• **WHAT YOU ARE ASKED TO DO**
Only the records, repeated exactly, should make up the response.

____ INFORMATION

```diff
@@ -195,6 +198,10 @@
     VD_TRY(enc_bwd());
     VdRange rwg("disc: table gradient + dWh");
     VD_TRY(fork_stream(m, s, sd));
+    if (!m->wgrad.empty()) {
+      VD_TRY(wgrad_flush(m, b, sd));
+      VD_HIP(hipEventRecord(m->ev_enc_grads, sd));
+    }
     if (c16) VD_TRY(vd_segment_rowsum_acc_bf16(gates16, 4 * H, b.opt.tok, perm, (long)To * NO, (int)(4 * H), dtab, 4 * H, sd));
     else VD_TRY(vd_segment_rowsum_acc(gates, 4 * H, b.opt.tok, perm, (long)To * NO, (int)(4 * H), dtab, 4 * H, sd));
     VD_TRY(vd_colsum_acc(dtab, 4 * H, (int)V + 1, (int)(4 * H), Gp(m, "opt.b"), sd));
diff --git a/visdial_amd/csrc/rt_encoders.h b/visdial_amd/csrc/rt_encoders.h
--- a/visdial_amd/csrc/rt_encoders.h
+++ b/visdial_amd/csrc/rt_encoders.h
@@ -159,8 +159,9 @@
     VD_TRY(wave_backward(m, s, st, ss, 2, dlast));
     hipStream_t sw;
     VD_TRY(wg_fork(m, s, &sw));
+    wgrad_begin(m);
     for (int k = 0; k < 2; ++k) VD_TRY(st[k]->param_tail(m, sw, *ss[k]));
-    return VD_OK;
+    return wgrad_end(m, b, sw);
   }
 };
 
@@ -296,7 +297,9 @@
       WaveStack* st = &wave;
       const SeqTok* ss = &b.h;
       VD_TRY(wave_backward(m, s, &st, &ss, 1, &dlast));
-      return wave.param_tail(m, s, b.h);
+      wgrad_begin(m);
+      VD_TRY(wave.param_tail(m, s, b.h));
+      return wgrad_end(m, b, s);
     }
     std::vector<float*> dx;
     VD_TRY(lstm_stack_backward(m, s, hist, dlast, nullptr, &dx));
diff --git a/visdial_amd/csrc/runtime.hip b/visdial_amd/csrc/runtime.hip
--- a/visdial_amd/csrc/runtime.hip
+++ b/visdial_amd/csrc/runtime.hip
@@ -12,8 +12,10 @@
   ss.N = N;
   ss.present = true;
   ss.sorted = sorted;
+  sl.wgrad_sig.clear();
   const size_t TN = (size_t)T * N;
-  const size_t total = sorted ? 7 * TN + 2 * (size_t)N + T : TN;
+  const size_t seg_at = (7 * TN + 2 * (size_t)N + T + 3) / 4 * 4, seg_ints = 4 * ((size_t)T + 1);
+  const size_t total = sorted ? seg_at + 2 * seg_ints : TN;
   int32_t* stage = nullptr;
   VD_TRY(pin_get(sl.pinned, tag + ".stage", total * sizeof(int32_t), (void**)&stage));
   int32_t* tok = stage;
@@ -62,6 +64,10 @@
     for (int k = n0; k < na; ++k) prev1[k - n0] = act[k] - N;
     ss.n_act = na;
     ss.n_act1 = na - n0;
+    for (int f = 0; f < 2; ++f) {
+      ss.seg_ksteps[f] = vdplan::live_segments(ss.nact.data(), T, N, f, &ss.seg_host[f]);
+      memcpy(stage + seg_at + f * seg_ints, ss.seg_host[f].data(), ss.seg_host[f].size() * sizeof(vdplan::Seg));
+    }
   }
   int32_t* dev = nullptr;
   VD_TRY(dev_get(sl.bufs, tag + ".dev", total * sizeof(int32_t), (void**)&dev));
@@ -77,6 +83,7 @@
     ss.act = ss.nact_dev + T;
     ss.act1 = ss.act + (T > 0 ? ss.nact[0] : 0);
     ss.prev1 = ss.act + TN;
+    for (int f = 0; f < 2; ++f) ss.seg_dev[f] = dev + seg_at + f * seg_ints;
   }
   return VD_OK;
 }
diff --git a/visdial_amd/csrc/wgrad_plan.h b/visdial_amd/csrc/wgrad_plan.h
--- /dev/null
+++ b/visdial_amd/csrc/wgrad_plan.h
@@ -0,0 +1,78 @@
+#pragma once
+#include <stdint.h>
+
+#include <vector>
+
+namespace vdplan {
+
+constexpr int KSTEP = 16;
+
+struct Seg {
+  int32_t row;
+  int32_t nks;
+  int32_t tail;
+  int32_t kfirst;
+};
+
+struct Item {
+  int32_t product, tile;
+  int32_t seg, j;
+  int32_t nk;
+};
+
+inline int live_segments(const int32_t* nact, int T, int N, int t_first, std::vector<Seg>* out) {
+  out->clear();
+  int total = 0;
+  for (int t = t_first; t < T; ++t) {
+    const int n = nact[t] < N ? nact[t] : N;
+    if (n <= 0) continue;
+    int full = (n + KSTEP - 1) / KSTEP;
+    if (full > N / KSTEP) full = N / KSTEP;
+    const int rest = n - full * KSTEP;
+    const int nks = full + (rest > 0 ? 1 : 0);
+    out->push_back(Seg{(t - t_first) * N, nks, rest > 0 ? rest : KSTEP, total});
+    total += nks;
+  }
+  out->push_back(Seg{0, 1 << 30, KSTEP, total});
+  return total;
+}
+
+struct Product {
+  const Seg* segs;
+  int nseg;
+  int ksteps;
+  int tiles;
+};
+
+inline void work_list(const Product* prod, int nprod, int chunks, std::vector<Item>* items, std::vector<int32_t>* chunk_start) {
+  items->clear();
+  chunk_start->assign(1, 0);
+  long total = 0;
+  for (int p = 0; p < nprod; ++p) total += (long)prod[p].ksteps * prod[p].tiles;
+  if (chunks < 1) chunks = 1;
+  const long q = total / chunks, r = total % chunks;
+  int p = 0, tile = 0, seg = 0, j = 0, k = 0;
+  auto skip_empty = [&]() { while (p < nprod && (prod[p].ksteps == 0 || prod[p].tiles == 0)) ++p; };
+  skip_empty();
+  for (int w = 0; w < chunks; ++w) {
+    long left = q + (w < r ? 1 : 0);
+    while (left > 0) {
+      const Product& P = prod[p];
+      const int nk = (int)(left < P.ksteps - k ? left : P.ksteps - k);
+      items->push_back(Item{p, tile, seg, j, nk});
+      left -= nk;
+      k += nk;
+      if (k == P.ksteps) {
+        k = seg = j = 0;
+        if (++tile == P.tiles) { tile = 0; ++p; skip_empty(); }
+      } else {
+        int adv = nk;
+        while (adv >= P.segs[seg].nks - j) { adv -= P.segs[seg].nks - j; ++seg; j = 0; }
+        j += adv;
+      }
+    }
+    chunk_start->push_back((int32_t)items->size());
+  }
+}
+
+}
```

________

• **TASK ANSWER**
```diff
@@ -195,6 +198,10 @@
     VD_TRY(enc_bwd());
     VdRange rwg("disc: table gradient + dWh");
     VD_TRY(fork_stream(m, s, sd));
+    if (!m->wgrad.empty()) {
+      VD_TRY(wgrad_flush(m, b, sd));
+      VD_HIP(hipEventRecord(m->ev_enc_grads, sd));
+    }
     if (c16) VD_TRY(vd_segment_rowsum_acc_bf16(gates16, 4 * H, b.opt.tok, perm, (long)To * NO, (int)(4 * H), dtab, 4 * H, sd));
     else VD_TRY(vd_segment_rowsum_acc(gates, 4 * H, b.opt.tok, perm, (long)To * NO, (int)(4 * H), dtab, 4 * H, sd));
     VD_TRY(vd_colsum_acc(dtab, 4 * H, (int)V + 1, (int)(4 * H), Gp(m, "opt.b"), sd));
diff --git a/visdial_amd/csrc/rt_encoders.h b/visdial_amd/csrc/rt_encoders.h
--- a/visdial_amd/csrc/rt_encoders.h
+++ b/visdial_amd/csrc/rt_encoders.h
@@ -159,8 +159,9 @@
     VD_TRY(wave_backward(m, s, st, ss, 2, dlast));
     hipStream_t sw;
     VD_TRY(wg_fork(m, s, &sw));
+    wgrad_begin(m);
     for (int k = 0; k < 2; ++k) VD_TRY(st[k]->param_tail(m, sw, *ss[k]));
-    return VD_OK;
+    return wgrad_end(m, b, sw);
   }
 };
 
@@ -296,7 +297,9 @@
       WaveStack* st = &wave;
       const SeqTok* ss = &b.h;
       VD_TRY(wave_backward(m, s, &st, &ss, 1, &dlast));
-      return wave.param_tail(m, s, b.h);
+      wgrad_begin(m);
+      VD_TRY(wave.param_tail(m, s, b.h));
+      return wgrad_end(m, b, s);
     }
     std::vector<float*> dx;
     VD_TRY(lstm_stack_backward(m, s, hist, dlast, nullptr, &dx));
diff --git a/visdial_amd/csrc/runtime.hip b/visdial_amd/csrc/runtime.hip
--- a/visdial_amd/csrc/runtime.hip
+++ b/visdial_amd/csrc/runtime.hip
@@ -12,8 +12,10 @@
   ss.N = N;
   ss.present = true;
   ss.sorted = sorted;
+  sl.wgrad_sig.clear();
   const size_t TN = (size_t)T * N;
-  const size_t total = sorted ? 7 * TN + 2 * (size_t)N + T : TN;
+  const size_t seg_at = (7 * TN + 2 * (size_t)N + T + 3) / 4 * 4, seg_ints = 4 * ((size_t)T + 1);
+  const size_t total = sorted ? seg_at + 2 * seg_ints : TN;
   int32_t* stage = nullptr;
   VD_TRY(pin_get(sl.pinned, tag + ".stage", total * sizeof(int32_t), (void**)&stage));
   int32_t* tok = stage;
@@ -62,6 +64,10 @@
     for (int k = n0; k < na; ++k) prev1[k - n0] = act[k] - N;
     ss.n_act = na;
     ss.n_act1 = na - n0;
+    for (int f = 0; f < 2; ++f) {
+      ss.seg_ksteps[f] = vdplan::live_segments(ss.nact.data(), T, N, f, &ss.seg_host[f]);
+      memcpy(stage + seg_at + f * seg_ints, ss.seg_host[f].data(), ss.seg_host[f].size() * sizeof(vdplan::Seg));
+    }
   }
   int32_t* dev = nullptr;
   VD_TRY(dev_get(sl.bufs, tag + ".dev", total * sizeof(int32_t), (void**)&dev));
@@ -77,6 +83,7 @@
     ss.act = ss.nact_dev + T;
     ss.act1 = ss.act + (T > 0 ? ss.nact[0] : 0);
     ss.prev1 = ss.act + TN;
+    for (int f = 0; f < 2; ++f) ss.seg_dev[f] = dev + seg_at + f * seg_ints;
   }
   return VD_OK;
 }
diff --git a/visdial_amd/csrc/wgrad_plan.h b/visdial_amd/csrc/wgrad_plan.h
--- /dev/null
+++ b/visdial_amd/csrc/wgrad_plan.h
@@ -0,0 +1,78 @@
+#pragma once
+#include <stdint.h>
+
+#include <vector>
+
+namespace vdplan {
+
+constexpr int KSTEP = 16;
+
+struct Seg {
+  int32_t row;
+  int32_t nks;
+  int32_t tail;
+  int32_t kfirst;
+};
+
+struct Item {
+  int32_t product, tile;
+  int32_t seg, j;
+  int32_t nk;
+};
+
+inline int live_segments(const int32_t* nact, int T, int N, int t_first, std::vector<Seg>* out) {
+  out->clear();
+  int total = 0;
+  for (int t = t_first; t < T; ++t) {
+    const int n = nact[t] < N ? nact[t] : N;
+    if (n <= 0) continue;
+    int full = (n + KSTEP - 1) / KSTEP;
+    if (full > N / KSTEP) full = N / KSTEP;
+    const int rest = n - full * KSTEP;
+    const int nks = full + (rest > 0 ? 1 : 0);
+    out->push_back(Seg{(t - t_first) * N, nks, rest > 0 ? rest : KSTEP, total});
+    total += nks;
+  }
+  out->push_back(Seg{0, 1 << 30, KSTEP, total});
+  return total;
+}
+
+struct Product {
+  const Seg* segs;
+  int nseg;
+  int ksteps;
+  int tiles;
+};
+
+inline void work_list(const Product* prod, int nprod, int chunks, std::vector<Item>* items, std::vector<int32_t>* chunk_start) {
+  items->clear();
+  chunk_start->assign(1, 0);
+  long total = 0;
+  for (int p = 0; p < nprod; ++p) total += (long)prod[p].ksteps * prod[p].tiles;
+  if (chunks < 1) chunks = 1;
+  const long q = total / chunks, r = total % chunks;
+  int p = 0, tile = 0, seg = 0, j = 0, k = 0;
+  auto skip_empty = [&]() { while (p < nprod && (prod[p].ksteps == 0 || prod[p].tiles == 0)) ++p; };
+  skip_empty();
+  for (int w = 0; w < chunks; ++w) {
+    long left = q + (w < r ? 1 : 0);
+    while (left > 0) {
+      const Product& P = prod[p];
+      const int nk = (int)(left < P.ksteps - k ? left : P.ksteps - k);
+      items->push_back(Item{p, tile, seg, j, nk});
+      left -= nk;
+      k += nk;
+      if (k == P.ksteps) {
+        k = seg = j = 0;
+        if (++tile == P.tiles) { tile = 0; ++p; skip_empty(); }
+      } else {
+        int adv = nk;
+        while (adv >= P.segs[seg].nks - j) { adv -= P.segs[seg].nks - j; ++seg; j = 0; }
+        j += adv;
+      }
+    }
+    chunk_start->push_back((int32_t)items->size());
+  }
+}
+
+}
```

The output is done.